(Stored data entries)
@@ -1979,13 +2088,22 @@
     MfmaArgs a0 = mfma_args(c, nullptr, 0, 1);
     const bool keep_yaa = !set && !cache_off() && c->D.yaa && c->S.updlen() > 0;
     if (keep_yaa) a0.t.upd = c->D.yaa;
-    for (int64_t l = c->S.nlev - 1; l >= 0; --l)
+    auto small = [&](const MfmaArgs& am, int cnt, int thr) {
+      launch_lds(c, KID_pinv_mfma, k_pinv_mfma<true>, dim3(cnt), dim3(fact_threads(am, thr, 1)),
+                 (size_t)mfma_lds_doubles_for(WK_PINV, am.nnmax, am.namax) * sizeof(double), st, am, x);
+    };
+    auto large = [&](const MfmaArgs& am, int cnt, int64_t) {
+      if (use_large()) lf_pinv(c, am, cnt, x, st);
+      else launch_lds(c, KID_pinv_mfma_hbm, k_pinv_mfma<false>, dim3(cnt), dim3(1024), 0, st, am, x);
+    };
+    const ScalFam sf = scaling_fam_plan(c, a0, set);
+    for (int64_t l = c->S.nlev - 1; l >= (sf.on ? 2 : 0); --l)
       for_level_classes(c, l, a0, [&](bool lds, MfmaArgs am, int cnt, size_t bytes, int thr) {
-        if (lds) launch_lds(c, KID_pinv_mfma, k_pinv_mfma<true>, dim3(cnt), dim3(fact_threads(am, thr, 1)),
-                            (size_t)mfma_lds_doubles_for(WK_PINV, am.nnmax, am.namax) * sizeof(double), st, am, x);
-        else if (use_large()) lf_pinv(c, am, cnt, x, st);
-        else launch_lds(c, KID_pinv_mfma_hbm, k_pinv_mfma<false>, dim3(cnt), dim3(thr), 0, st, am, x);
+        (void)bytes;
+        if (lds) small(am, cnt, thr);
+        else large(am, cnt, l);
       }, set);
+    if (sf.on) scaling_fam_down(c, sf, a0, small, large, [&]() { launch_pinv_fam(c, sf, a0, x, st); });
     if (keep_yaa) {
       c->D.yaa_tag = x;
       c->D.fac_tag = c->D.faci_tag = nullptr;
@@ -2051,16 +2169,26 @@
   static int cprep = -1;
   if (cprep < 0) { const char* e = sw_str("SMCP_CHOL_PREP"); cprep = (e && e[0] == '0') ? 0 : 1; }
   const bool fuse_prep = cprep && nnI <= 16;
+  auto chol_small = [&](const MfmaArgs& am, int cnt, int thr) {
+    const size_t lb = (size_t)mfma_lds_doubles_for(WK_CHOL, am.nnmax, am.namax) * sizeof(double);
+    if (fuse_prep) launch_lds(c, KID_chol_mfma, k_chol_mfma<true, true>, dim3(cnt), dim3(fact_threads(am, thr, 0)), lb, st, am, L, D.lk);
+    else launch_lds(c, KID_chol_mfma, k_chol_mfma<true>, dim3(cnt), dim3(fact_threads(am, thr, 0)), lb, st, am, L, (double*)nullptr);
+  };
+  auto chol_large = [&](const MfmaArgs& am, int cnt, int64_t l) { lf_chol(c, am, cnt, L, st, l == last); };
   auto chol_level = [&](int64_t l) {
     for_level_classes(c, l, a0, [&](bool lds, MfmaArgs am, int cnt, size_t bytes, int thr) {
       (void)bytes;
-      const size_t lb = (size_t)mfma_lds_doubles_for(WK_CHOL, am.nnmax, am.namax) * sizeof(double);
-      if (lds && fuse_prep) launch_lds(c, KID_chol_mfma, k_chol_mfma<true, true>, dim3(cnt), dim3(fact_threads(am, thr, 0)), lb, st, am, L, D.lk);
-      else if (lds) launch_lds(c, KID_chol_mfma, k_chol_mfma<true>, dim3(cnt), dim3(fact_threads(am, thr, 0)), lb, st, am, L, (double*)nullptr);
-      else lf_chol(c, am, cnt, L, st, l == last);
+      if (lds) chol_small(am, cnt, thr);
+      else chol_large(am, cnt, l);
     });
   };
-  for (int64_t l = 0; l < last; ++l) chol_level(l);
+  const ScalFam sf = scaling_fam_plan(c, a0, 0);
+  if (sf.on)
+    scaling_fam_up(c, sf, a0, chol_small, chol_large, [&]() {
+      if (fuse_prep) launch_chol_fam<true>(c, sf, L, D.lk, st);
+      else launch_chol_fam<false>(c, sf, L, (double*)nullptr, st);
+    });
+  for (int64_t l = sf.on ? 2 : 0; l < last; ++l) chol_level(l);
   std::unique_ptr<Fork> f0;
   if (last > 0) f0.reset(new Fork(c, st, 1));
   hipStream_t s0 = f0 ? f0->s : st;
@@ -2100,12 +2228,16 @@
       }
     });
   };
+  auto pinv_small = [&](const MfmaArgs& am, int cnt, int thr) {
+    launch_lds(c, KID_pinv_mfma, k_pinv_mfma<true>, dim3(cnt), dim3(fact_threads(am, thr, 1)),
+               (size_t)mfma_lds_doubles_for(WK_PINV, am.nnmax, am.namax) * sizeof(double), st, am, Y);
+  };
+  auto pinv_large = [&](const MfmaArgs& am, int cnt, int64_t) { lf_pinv(c, am, cnt, Y, st); };
   auto pinv_level = [&](int64_t l) {
     for_level_classes(c, l, ap, [&](bool lds, MfmaArgs am, int cnt, size_t bytes, int thr) {
       (void)bytes;
-      if (lds) launch_lds(c, KID_pinv_mfma, k_pinv_mfma<true>, dim3(cnt), dim3(fact_threads(am, thr, 1)),
-                          (size_t)mfma_lds_doubles_for(WK_PINV, am.nnmax, am.namax) * sizeof(double), st, am, Y);
-      else lf_pinv(c, am, cnt, Y, st);
+      if (lds) pinv_small(am, cnt, thr);
+      else pinv_large(am, cnt, l);
     });
   };
   for (int64_t l = last; l >= lstar; --l) pinv_level(l);
@@ -2114,7 +2246,8 @@
   std::unique_ptr<Fork> f1;
   if (want_fac && any_large_sep && lstar > 0) f1.reset(new Fork(c, st, 0));
   hipStream_t s1 = f1 ? f1->s : st;
-  for (int64_t l = lstar - 1; l >= 0; --l) pinv_level(l);
+  for (int64_t l = lstar - 1; l >= (sf.on ? 2 : 0); --l) pinv_level(l);
+  if (sf.on) scaling_fam_down(c, sf, ap, pinv_small, pinv_large, [&]() { launch_pinv_fam(c, sf, ap, Y, st); });
   if (want_fac) {
     for (int64_t l = last; l >= lstar; --l) factor_level(l, s1, s1);
     for (int64_t l = lstar - 1; l >= 0; --l) factor_level(l, st, st);
diff --git a/smcp_amd/csrc/front_cholfam.hip b/smcp_amd/csrc/front_cholfam.hip
--- /dev/null
+++ b/smcp_amd/csrc/front_cholfam.hip
@@ -0,0 +1,264 @@
+#include <hip/hip_runtime.h>
+
+namespace smcp {
+
+__host__ __device__ inline int sfam_wave_doubles(int cpan) { return cpan + 256 + 16; }
+__host__ inline size_t sfam_lds_bytes(int nfmax, int cpan) { return (size_t)(nfmax * (nfmax + 1) / 2 + 2 + 4 * sfam_wave_doubles(cpan)) * sizeof(double); }
+struct SfamStage { double* P; double* D; int32_t* rel; };
+__device__ inline SfamStage sfam_stage_of(double* zs, int nfmax, int wave, int cpan) {
+  double* w = zs + nfmax * (nfmax + 1) / 2 + 2 + (size_t)wave * sfam_wave_doubles(cpan);
+  return SfamStage{w, w + cpan, (int32_t*)(w + cpan + 256)};
+}
+__device__ inline void sfam_stage(const SfamStage& st, const double* src, int pan, int lane) {
+  for (int e0 = 0; e0 < pan; e0 += 256) {
+    double v[4];
+#pragma unroll
+    for (int h = 0; h < 4; ++h) {
+      const int e = e0 + 64 * h + lane;
+      v[h] = e < pan ? src[(unsigned)e] : 0.0;
+    }
+#pragma unroll
+    for (int h = 0; h < 4; ++h) {
+      const int e = e0 + 64 * h + lane;
+      if (e < pan) st.P[e] = v[h];
+    }
+  }
+}
+__device__ inline void sfam_stage_rel(const SfamStage& st, const TreeArgs& t, const CliqueDesc& d, int lane) {
+  if (lane < d.na) st.rel[lane] = t.relidx[d.rel + lane];
+}
+struct SfamPre { double v[4]; int rel; };
+__device__ inline void sfam_fetch(SfamPre& p, const double* src, int pan, const TreeArgs& t, const CliqueDesc& d, int lane) {
+#pragma unroll
+  for (int h = 0; h < 4; ++h) {
+    const int e = 64 * h + lane;
+    p.v[h] = e < pan ? src[(unsigned)e] : 0.0;
+  }
+  p.rel = lane < d.na ? t.relidx[d.rel + lane] : 0;
+}
+__device__ inline void sfam_commit(const SfamStage& st, const SfamPre& p, int pan, const CliqueDesc& d, int lane) {
+#pragma unroll
+  for (int h = 0; h < 4; ++h) {
+    const int e = 64 * h + lane;
+    if (e < pan) st.P[e] = p.v[h];
+  }
+  if (lane < d.na) st.rel[lane] = p.rel;
+}
+
+template <int NATC, bool PREP>
+__device__ inline bool chol_fam_child(const SfamStage& st, const CliqueDesc& cd, double* Pc, double* lkc, double* zs, int nfz, int lane) {
+  const int l15 = lane & 15, kq = lane >> 4;
+  const int nnc = cd.nn, nac = cd.na, nfc = nnc + nac;
+  const int ksnc = (nnc + 3) >> 2;
+  const d4 zero4 = {0.0, 0.0, 0.0, 0.0};
+  wave_sync();
+  const bool ok = wave_potrf_inv16(st.P, nfc, nnc, st.D);
+  if (!ok) return false;
+  wave_sync();
+  double lir[4], lic[4], san[NATC][4];
+  int rm[NATC];
+#pragma unroll
+  for (int s = 0; s < 4; ++s) {
+    const int kk = kq + 4 * s;
+    lir[s] = (l15 < nnc && kk <= l15) ? st.D[l15 + kk * 16] : 0.0;
+    lic[s] = (kk < nnc && l15 <= kk) ? st.D[kk + l15 * 16] : 0.0;
+    if (l15 < nnc && kk <= l15) Pc[l15 + kk * nfc] = st.P[l15 + kk * nfc];
+    if (PREP && l15 < nnc && kk < nnc) lkc[l15 + kk * nfc] = lir[s];
+#pragma unroll
+    for (int t = 0; t < NATC; ++t) {
+      const int m = 16 * t + l15;
+      san[t][s] = (m < nac && kk < nnc) ? st.P[nnc + m + kk * nfc] : 0.0;
+    }
+  }
+#pragma unroll
+  for (int t = 0; t < NATC; ++t) {
+    const int m = 16 * t + l15;
+    rm[t] = m < nac ? st.rel[m] : -1;
+  }
+  d4 accL[NATC];
+#pragma unroll
+  for (int t = 0; t < NATC; ++t) {
+    accL[t] = zero4;
+    if (16 * t >= nac) continue;
+#pragma unroll
+    for (int s = 0; s < 4; ++s)
+      if (s < ksnc) fmma(accL[t], san[t][s], lir[s]);
+    d4 accK = zero4;
+    if (PREP) {
+#pragma unroll
+      for (int s = 0; s < 4; ++s)
+        if (s < ksnc) fmma(accK, accL[t][s], lic[s]);
+    }
+#pragma unroll
+    for (int rr = 0; rr < 4; ++rr) {
+      const int m = 16 * t + l15, n = kq + 4 * rr;
+      if (m < nac && n < nnc) {
+        Pc[(nnc + m) + n * nfc] = accL[t][rr];
+        if (PREP) lkc[(nnc + m) + n * nfc] = accK[rr];
+      }
+    }
+  }
+#pragma unroll
+  for (int tm = 0; tm < NATC; ++tm)
+#pragma unroll
+    for (int tn = 0; tn <= tm; ++tn) {
+      if (16 * tm >= nac) continue;
+      d4 acc = zero4;
+#pragma unroll
+      for (int s = 0; s < 4; ++s)
+        if (s < ksnc) fmma(acc, accL[tm][s], accL[tn][s]);
+      const int ri = rm[tm];
+#pragma unroll
+      for (int rr = 0; rr < 4; ++rr) {
+        const int n = 16 * tn + kq + 4 * rr;
+        if (ri >= 0 && n < nac && 16 * tm + l15 >= n) unsafeAtomicAdd(&zs[pk_low(ri, st.rel[n], nfz)], -acc[rr]);
+      }
+    }
+  wave_sync();
+  return true;
+}
+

What the task asks:
Above are the records. Print exactly, and only, the lines from the line with "kk * 16] : 0.0;" to the line with "st.P[l15 + kk * nfc];", both inclusive.

Expected answer:
+    lir[s] = (l15 < nnc && kk <= l15) ? st.D[l15 + kk * 16] : 0.0;
+    lic[s] = (kk < nnc && l15 <= kk) ? st.D[kk + l15 * 16] : 0.0;
+    if (l15 < nnc && kk <= l15) Pc[l15 + kk * nfc] = st.P[l15 + kk * nfc];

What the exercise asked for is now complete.